• [The task]
Could you copy, exactly as written, every line from the first line of the records through the one containing "MVS_HIP(ctx, hipEventSynchronize(ctx->plan_event));"?

• [Source data]
int sweep_rect_plan(mvs_ctx *ctx, PlanHook *between)
{
    struct RunHookOnce {
        PlanHook *h;
        int rc = MVS_OK;
        bool done = false;
        int go()
        {
            if (!done && h) rc = h->run();
            done = true;
            return rc;
        }
    } hook{between};
    ctx->rect_ok = false;
    ctx->rect_cold_sent = false;
    if (ctx->hooks.no_rect) return hook.go();
    if (ctx->V == 0) return hook.go();
    for (int v = 0; v < ctx->V; v++)
        if (!rect_view_host(ctx->q_host.data() + 12 * v)) return hook.go();
    if ((unsigned long long)ctx->pad_slab * (unsigned long long)(ctx->views_in_store ? ctx->store_cap : ctx->V) * 4ull >= (1ull << 32)) return hook.go();
    SweepParams q;
    fill_params(ctx, q, 0, ctx->V, RX_TILE_H, RX_PC);
    int rc;
    if ((rc = ensure(ctx, ctx->rect_tab, rect_table_dwords(q) * sizeof(uint32_t) + sizeof(RectCold) + 256)) || (rc = ensure_fx_lut(ctx))) {
        (void)hook.go();
        return rc;
    }
    if (!ctx->plan_event) MVS_HIP(ctx, hipEventCreateWithFlags(&ctx->plan_event, hipEventDisableTiming));
    RectTables rt;
    rect_tables(ctx, q, rt);
    MVS_HIP(ctx, hipMemsetAsync(rt.stats, 0, 64, ctx->stream));
    const size_t na = (size_t)(q.tiles_x + q.tiles_y + 1) * q.V * rt.dpad;
    plan_rect_axis<<<(unsigned)((na + 255) / 256), 256, 0, ctx->stream>>>(q, rt, (const uint32_t *)ctx->fx_lut.ptr);
    const size_t nb = (size_t)(q.tiles_x + q.tiles_y) * q.V * q.nchunks;
    plan_rect_box<<<(unsigned)((nb + 255) / 256), 256, 0, ctx->stream>>>(q, rt);
    MVS_HIP(ctx, hipGetLastError());
    int stats[4] = {0, 0, 0, 0};
    MVS_HIP(ctx, hipMemcpyAsync(stats, rt.stats, sizeof(stats), hipMemcpyDeviceToHost, ctx->stream));
    MVS_HIP(ctx, hipEventRecord(ctx->plan_event, ctx->stream));
    if ((rc = hook.go())) return rc;
    MVS_HIP(ctx, hipEventSynchronize(ctx->plan_event));
    const int max_rw = stats[0], max_rh = stats[1];
    int rs = 0;
    if (ctx->hooks.rect_verbose) fprintf(stderr, "sweep_rect_plan: widest box %d quads, tallest %d rows\n", max_rw, max_rh);
    for (int cand : {64, 84, 96, 128})
        if (max_rw <= cand) {
            rs = cand;
            break;
        }
    if (!rs || max_rw <= 0 || max_rh <= 0 || max_rh > 32) return MVS_OK;
    const int units = rs / 4;
    const int instrs = div_up(max_rh * units, 64);
    if (instrs > 4 * RX_MAX_NI || instrs * 1024 >= 16384) return MVS_OK;
    if (4 * (rs + RX_BIAS_X) + 4 * rs * (max_rh + RX_BIAS_Y) >= 16384) return MVS_OK;
    ctx->rect_rs = rs;
    ctx->rect_slot_dw = instrs * 256;
    ctx->rect_dpad = rt.dpad;
    plan_rect_pack<<<(unsigned)((4 * nb + 255) / 256), 256, 0, ctx->stream>>>(q, rt, rs);
    MVS_HIP(ctx, hipGetLastError());
    RectCold cold;
    cold.main_img = main_image_ptr(ctx);
    cold.xt = rt.xt;
    cold.yt = rt.yt;
    cold.lut = (const uint32_t *)ctx->fx_lut.ptr;
    cold.Q = (const float *)ctx->qmats.ptr;
    cold.z = (const float *)ctx->ztab.ptr;
    cold.depth = (float *)ctx->depth.ptr;
    cold.cost = (float *)ctx->cost.ptr;
    cold.index = (int *)ctx->index.ptr;
    cold.invW = q.invW;
    cold.invH = q.invH;
    cold.dpad = rt.dpad;
    cold.pad_ = 0;
    ctx->rect_cold_host.resize(sizeof(RectCold));
    memcpy(ctx->rect_cold_host.data(), &cold, sizeof(RectCold));
    ctx->rect_ok = true;
    return MVS_OK;
}

template <int RS>
static int launch_rect(mvs_ctx *ctx, const RectArgs &a, dim3 grid, size_t lds, bool vol, bool fused)
{
    auto go = [&](auto kernel) -> int {
        MVS_HIP(ctx, hipFuncSetAttribute((const void *)kernel, hipFuncAttributeMaxDynamicSharedMemorySize, (int)lds));
        kernel<<<grid, 256, lds, ctx->stream>>>(a);
        MVS_HIP(ctx, hipGetLastError());
        return MVS_OK;
    };
    if (vol && fused) return go(sweep_fx_rect<RS, true, true>);
    if (vol) return go(sweep_fx_rect<RS, true, false>);
    return go(sweep_fx_rect<RS, false, true>);
}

• [Task output]
int sweep_rect_plan(mvs_ctx *ctx, PlanHook *between)
{
    struct RunHookOnce {
        PlanHook *h;
        int rc = MVS_OK;
        bool done = false;
        int go()
        {
            if (!done && h) rc = h->run();
            done = true;
            return rc;
        }
    } hook{between};
    ctx->rect_ok = false;
    ctx->rect_cold_sent = false;
    if (ctx->hooks.no_rect) return hook.go();
    if (ctx->V == 0) return hook.go();
    for (int v = 0; v < ctx->V; v++)
        if (!rect_view_host(ctx->q_host.data() + 12 * v)) return hook.go();
    if ((unsigned long long)ctx->pad_slab * (unsigned long long)(ctx->views_in_store ? ctx->store_cap : ctx->V) * 4ull >= (1ull << 32)) return hook.go();
    SweepParams q;
    fill_params(ctx, q, 0, ctx->V, RX_TILE_H, RX_PC);
    int rc;
    if ((rc = ensure(ctx, ctx->rect_tab, rect_table_dwords(q) * sizeof(uint32_t) + sizeof(RectCold) + 256)) || (rc = ensure_fx_lut(ctx))) {
        (void)hook.go();
        return rc;
    }
    if (!ctx->plan_event) MVS_HIP(ctx, hipEventCreateWithFlags(&ctx->plan_event, hipEventDisableTiming));
    RectTables rt;
    rect_tables(ctx, q, rt);
    MVS_HIP(ctx, hipMemsetAsync(rt.stats, 0, 64, ctx->stream));
    const size_t na = (size_t)(q.tiles_x + q.tiles_y + 1) * q.V * rt.dpad;
    plan_rect_axis<<<(unsigned)((na + 255) / 256), 256, 0, ctx->stream>>>(q, rt, (const uint32_t *)ctx->fx_lut.ptr);
    const size_t nb = (size_t)(q.tiles_x + q.tiles_y) * q.V * q.nchunks;
    plan_rect_box<<<(unsigned)((nb + 255) / 256), 256, 0, ctx->stream>>>(q, rt);
    MVS_HIP(ctx, hipGetLastError());
    int stats[4] = {0, 0, 0, 0};
    MVS_HIP(ctx, hipMemcpyAsync(stats, rt.stats, sizeof(stats), hipMemcpyDeviceToHost, ctx->stream));
    MVS_HIP(ctx, hipEventRecord(ctx->plan_event, ctx->stream));
    if ((rc = hook.go())) return rc;
    MVS_HIP(ctx, hipEventSynchronize(ctx->plan_event));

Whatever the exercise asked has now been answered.